# Pellicle Question



## pigsmoke (May 14, 2013)

Hey all, 

After doing some research on here about developing a pellicle, I'm still a little confused and have a couple questions regarding it:

Is a pellicle required for all meat types or just fish and bacon? Is it needed for hot smoking, cold smoking or both? If one is smoking a whole chicken, or say some ribs, or even a brisket, is it necessary to create this pellicle before smoking the meat or does it naturally occur during the smoking process!?

Please forgive me if this should be common knowledge as I am a beginner in every sense of the word.

Thanks in advance.


----------



## woodcutter (May 14, 2013)

The pellicle is formed when the outer layer of meat dries. It will form in the smoker when hot smoking but smoke will not stick to wet meat. If you form it in the smoker you may get streaking from smoke trying to stick the meat. Some people warm up the smoker without adding smoke at first to avoid streaking. When cold smoking the pellicle needs to be formed before putting in the smoker. It will form in the refrigerator but takes time. It is my opinion that the fastest way to form a good pellicle is to dab the meat with a paper towel and put it in front of a fan. When using a rub the pellicle is not needed because the smoke will stick to the rub.

Hope this helps a little. I haven't had enough sleep so hopefully it makes sense.


----------



## fpnmf (May 14, 2013)

http://www.smokingmeatforums.com/newsearch?search=pellicle


----------



## sqwib (May 14, 2013)

I only worry about forming the pellicle on Fish and Buck Board Bacon


----------



## pigsmoke (May 14, 2013)

Woodcutter said:


> The pellicle is formed when the outer layer of meat dries.
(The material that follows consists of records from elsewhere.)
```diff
-                        res[tile_slot(st_off, tb, i, j, kl)] = uniform_sign > 0.0 ? 0.0 : -0.0;
+                        *slot = inner_val;
                         pass = false;
                     }
                 }
+#ifdef R2S_SIGN_SCAN_ONLY
+                pass = false;
+#endif
                 const uint64_t m = __ballot(pass);
-                if (pass) queue[qn + __builtin_amdgcn_mbcnt_hi((uint32_t)(m >> 32), __builtin_amdgcn_mbcnt_lo((uint32_t)m, 0u))] = v;
-                qn += (uint32_t)__popcll(m);
-                __syncthreads();
-            }
-            if (qn >= 64u || (v0 + 64u >= v_end && qn > 0)) {
-                const uint32_t take = qn < 64u ? qn : 64u;
-                const bool have = lane < take;
-                const uint32_t v = queue[lane];
-                const uint32_t spill = queue[64u + lane];
-                __syncthreads();
-                if (lane + 64u < qn) queue[lane] = spill;
-                qn -= take;
-                __syncthreads();
-                if (have) {
-                    uint32_t li, lj, lk;
-                    box_decode(dec, v, li, lj, lk);
-                    const int i = lo0 + (int)li, j = lo1 + (int)lj, kl = lo2 + (int)lk;
-                    double x[3], xi[3], N[8];
-                    x[0] = grid_coord(g, 0, i);
-                    x[1] = grid_coord(g, 1, j);
-                    x[2] = grid_coord(g, 2, slab_global_k(sl, kl));
-                    inv_map_hex8(E, x, xi);
-                    const double m = fmax(fabs(xi[0]), fmax(fabs(xi[1]), fabs(xi[2])));
-                    double val = INFINITY;
-                    if (m < 1.01) {
-                        hex8_shape(xi, N);
-                        double rho = 0.0;
-#pragma unroll
-                        for (int k = 0; k < 8; ++k) rho += N[k] * E.r[k];
-                        val = (rho >= rho_t) ? m : -m;
-                    }
-                    res[tile_slot(st_off, tb, i, j, kl)] = val;
+                if (m) {
+                    if (pass)
+                        Q.e[(qh + qn + __builtin_amdgcn_mbcnt_hi((uint32_t)(m >> 32), __builtin_amdgcn_mbcnt_lo((uint32_t)m, 0u))) & 127u] =
+                            make_uint4(q, (uint32_t)i, (uint32_t)j, (uint32_t)kl);
+                    qn += (uint32_t)__popcll(m);
+                    wave_lds_sync();
+                    if (qn >= 64u) sign_newton_batch(E, g, sl, rho_t, Q, qh, qn, lane, line0);
                 }
             }
         }
+        if (qn > 0) sign_newton_batch(E, g, sl, rho_t, Q, qh, qn, lane, line0);
         c = seg_end;
         if (c < c_end) {
-            do { ++lo; } while (chunk_off[lo + 1] <= c);
+            do { ++lo; } while (tile_off[lo + 1] <= c);
         }
     }
 }
@@ -1952,7 +2006,7 @@
     DevBuf band_cnt, band_off, band_raw, band_ent, sign_cnt, sign_off, sign_raw, sign_ent;
     DevBuf active, active_sign, active_any, active_sonly, active_lean, active_tri, tri, hot, counters, scan_tmp[3], scan_tmp2[3], nchunks, chunk_off, iso_res, iso_res_xp, strag;
     DevBuf perm, wchunks, hardflag;
-    DevBuf sbox, s_nchunks, s_chunk_off, sres;
+    DevBuf sbox, sres;
     DevBuf nstore, store_off, s_nstore, s_store_off;
     SlabInfo last_s;
     GridDev last_g;
@@ -2127,7 +2181,7 @@
                      &P->item_off, &P->items, &P->band_cnt, &P->band_off, &P->band_raw, &P->band_ent,
                      &P->sign_cnt, &P->sign_off, &P->sign_raw, &P->sign_ent, &P->active, &P->active_sign, &P->active_any, &P->active_sonly, &P->active_lean, &P->active_tri, &P->tri,
                      &P->hot, &P->counters, &P->nchunks, &P->chunk_off, &P->iso_res, &P->iso_res_xp, &P->strag,
-                     &P->perm, &P->wchunks, &P->hardflag, &P->sbox, &P->s_nchunks, &P->s_chunk_off, &P->sres, &P->nstore, &P->store_off, &P->s_nstore, &P->s_store_off,
+                     &P->perm, &P->wchunks, &P->hardflag, &P->sbox, &P->sres, &P->nstore, &P->store_off, &P->s_nstore, &P->s_store_off,
                      &P->scan_tmp[0], &P->scan_tmp[1], &P->scan_tmp[2], &P->scan_tmp2[0], &P->scan_tmp2[1], &P->scan_tmp2[2]};
     for (DevBuf* b : all) b->release();
     if (P->h_pinned) (void)hipHostFree(P->h_pinned);
@@ -2319,16 +2373,12 @@
             int rc = scan_exclusive2(P, P->sign_cnt.as<uint32_t>(), P->sign_off.as<uint32_t>(), nullptr, nullptr, (int64_t)ntiles + 1, P->st2, 0, 1);
             if (rc) return rc;
             ENSURE(P->sbox, sizeof(SignBox) * (size_t)nel);
-            ENSURE(P->s_nchunks, sizeof(uint32_t) * (size_t)(nel + 1));
-            ENSURE(P->s_chunk_off, sizeof(uint32_t) * (size_t)(nel + 1));
             ENSURE(P->s_nstore, sizeof(uint32_t) * (size_t)(nel + 1));
             ENSURE(P->s_store_off, sizeof(uint32_t) * (size_t)(nel + 1));
-            zero_many(P->st2, {{P->s_nchunks.p, sizeof(uint32_t) * (size_t)(nel + 1)}, {P->s_nstore.p, sizeof(uint32_t) * (size_t)(nel + 1)}});
-            sign_box_kernel<<<(unsigned)((nel * BIN_LANES + 255) / 256), 256, 0, P->st2>>>(P->erec.as<ElemRec>(), (uint32_t)nel, g, s, P->hot.as<uint8_t>(), P->sbox.as<SignBox>(), P->s_nchunks.as<uint32_t>(), P->s_nstore.as<uint32_t>());
-            rc = scan_exclusive2(P, P->s_nchunks.as<uint32_t>(), P->s_chunk_off.as<uint32_t>(), P->s_nstore.as<uint32_t>(),
-                                 P->s_store_off.as<uint32_t>(), nel + 1, P->st2, 0, 1);
+            zero_many(P->st2, {{P->s_nstore.p, sizeof(uint32_t) * (size_t)(nel + 1)}});
+            sign_box_kernel<<<(unsigned)((nel * BIN_LANES + 255) / 256), 256, 0, P->st2>>>(P->erec.as<ElemRec>(), (uint32_t)nel, g, s, P->hot.as<uint8_t>(), P->sbox.as<SignBox>(), P->s_nstore.as<uint32_t>());
+            rc = scan_exclusive2(P, P->s_nstore.as<uint32_t>(), P->s_store_off.as<uint32_t>(), nullptr, nullptr, nel + 1, P->st2, 0, 1);
             if (rc) return rc;
-            rb2.add(P->s_chunk_off.as<uint32_t>() + nel, 1, 11);
             rb2.add(P->s_store_off.as<uint32_t>() + nel, 1, 13);
             HIP_TRY(hipEventRecord(P->ev2[7], P->st2));
         }
@@ -2387,7 +2437,7 @@
     static const bool early_env = !(getenv("R2S_NO_EARLY_ISO") && atoi(getenv("R2S_NO_EARLY_ISO")));
     bool early_iso = false;
     if constexpr (std::is_same<typename ET::Rec, ElemRec>::value) {
-        early_iso = spec && early_env && overlap_env0 && want_sign && want_dist && nel > 0 && n_items && cnt[10] && cnt[11] && !(mode & R2S_OUT_XP);
+        early_iso = spec && early_env && overlap_env0 && want_sign && want_dist && nel > 0 && n_items && cnt[10] && cnt[13] && !(mode & R2S_OUT_XP);
         if (early_iso) {
             ReadBack rbA;
             rbA.add(P->chunk_off.as<uint32_t>() + n_items, 1, 10);
@@ -2463,7 +2513,6 @@
     const uint32_t n_chunks = n_items ? cnt[10] : 0;
     const uint32_t n_store = n_items ? cnt[12] : 0;
     ENSURE(P->iso_res, sizeof(double) * 64 * (size_t)std::max<uint32_t>(n_store, 1));
-    const uint32_t n_schunks = sign_items ? cnt[11] : 0;
     const uint32_t n_sstore = sign_items ? cnt[13] : 0;
     if (sign_items) ENSURE(P->sres, sizeof(double) * 64 * (size_t)std::max<uint32_t>(n_sstore, 1));
     if (mode & R2S_OUT_XP) ENSURE(P->iso_res_xp, sizeof(double) * 192 * (size_t)std::max<uint32_t>(n_store, 1));
@@ -2490,7 +2539,7 @@
 
     static const bool overlap_env = !(getenv("R2S_NO_OVERLAP") && atoi(getenv("R2S_NO_OVERLAP")));
     const bool overlap = !HEX && overlap_env && mode == R2S_OUT_SDF && want_sign && want_dist;
-    const bool fork = HEX && overlap_env && want_sign && want_dist && n_chunks && n_schunks;
+    const bool fork = HEX && overlap_env && want_sign && want_dist && n_chunks && n_sstore;
     {
         const bool two_streams = overlap || fork;
         hipStream_t fs = two_streams ? P->st2 : st;
@@ -2522,11 +2571,14 @@
         if constexpr (HEX) {
             hipStream_t ss = fork ? P->st2 : st;
             if (!fork) HIP_TRY(hipEventRecord(P->ev2[1], ss));
-            if (want_sign && n_schunks) {
-                const uint32_t cpw = 8, nwaves = (n_schunks + cpw - 1) / cpw;
+            if (want_sign && n_sstore) {
+                static const int cpw_env = getenv("R2S_SIGN_CPW") ? atoi(getenv("R2S_SIGN_CPW")) : 0;
+                const char* dense_s = getenv("R2S_SIGN_DENSE_STORE");
+                const int dense_env = dense_s ? atoi(dense_s) : 0;
+                const uint32_t cpw = cpw_env > 0 ? (uint32_t)cpw_env : 16u, nwaves = (n_sstore + cpw - 1) / cpw;
                 HIP_TRY(hipStreamWaitEvent(ss, P->ev2[5], 0));
-                sign_project_kernel<<<nwaves, 64, 0, ss>>>(P->sbox.as<SignBox>(), (uint32_t)nel, P->s_chunk_off.as<uint32_t>(), n_schunks, P->s_store_off.as<uint32_t>(), cpw,
-                                                          P->erec.as<ElemRec>(), g, s, rho_t, P->hot.as<uint8_t>(), P->sres.as<double>(), abort_flag);
+                sign_project_kernel<<<nwaves, 64, 0, ss>>>(P->sbox.as<SignBox>(), (uint32_t)nel, P->s_store_off.as<uint32_t>(), n_sstore, cpw,
+                                                          P->erec.as<ElemRec>(), g, s, rho_t, P->hot.as<uint8_t>(), dense_env ? 1 : 0, P->sres.as<double>(), abort_flag);
             }
             HIP_TRY(hipEventRecord(P->ev2[4], ss));
             A.xp = (mode & R2S_OUT_XP) ? d_xp : nullptr;
```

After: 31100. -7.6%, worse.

It will form in the smoker when hot smoking but smoke will not stick to wet meat. If you form it in the smoker you may get streaking from smoke trying to stick the meat. Some people warm up the smoker without adding smoke at first to avoid streaking. When cold smoking the pellicle needs to be formed before putting in the smoker. It will form in the refrigerator but takes time. It is my opinion that the fastest way to form a good pellicle is to dab the meat with a paper towel and put it in front of a fan. When using a rub the pellicle is not needed because the smoke will stick to the rub.
> 
> Hope this helps a little. I haven't had enough sleep so hopefully it makes sense.


Woodcutter, 

Your post made sense and was very informative for me, thank you.


----------



## pigsmoke (May 14, 2013)

SQWIB said:


> I only worry about forming the pellicle on Fish and Buck Board Bacon


Thank you for the reply, I will consider this when I smoke some salmon or bacon!


----------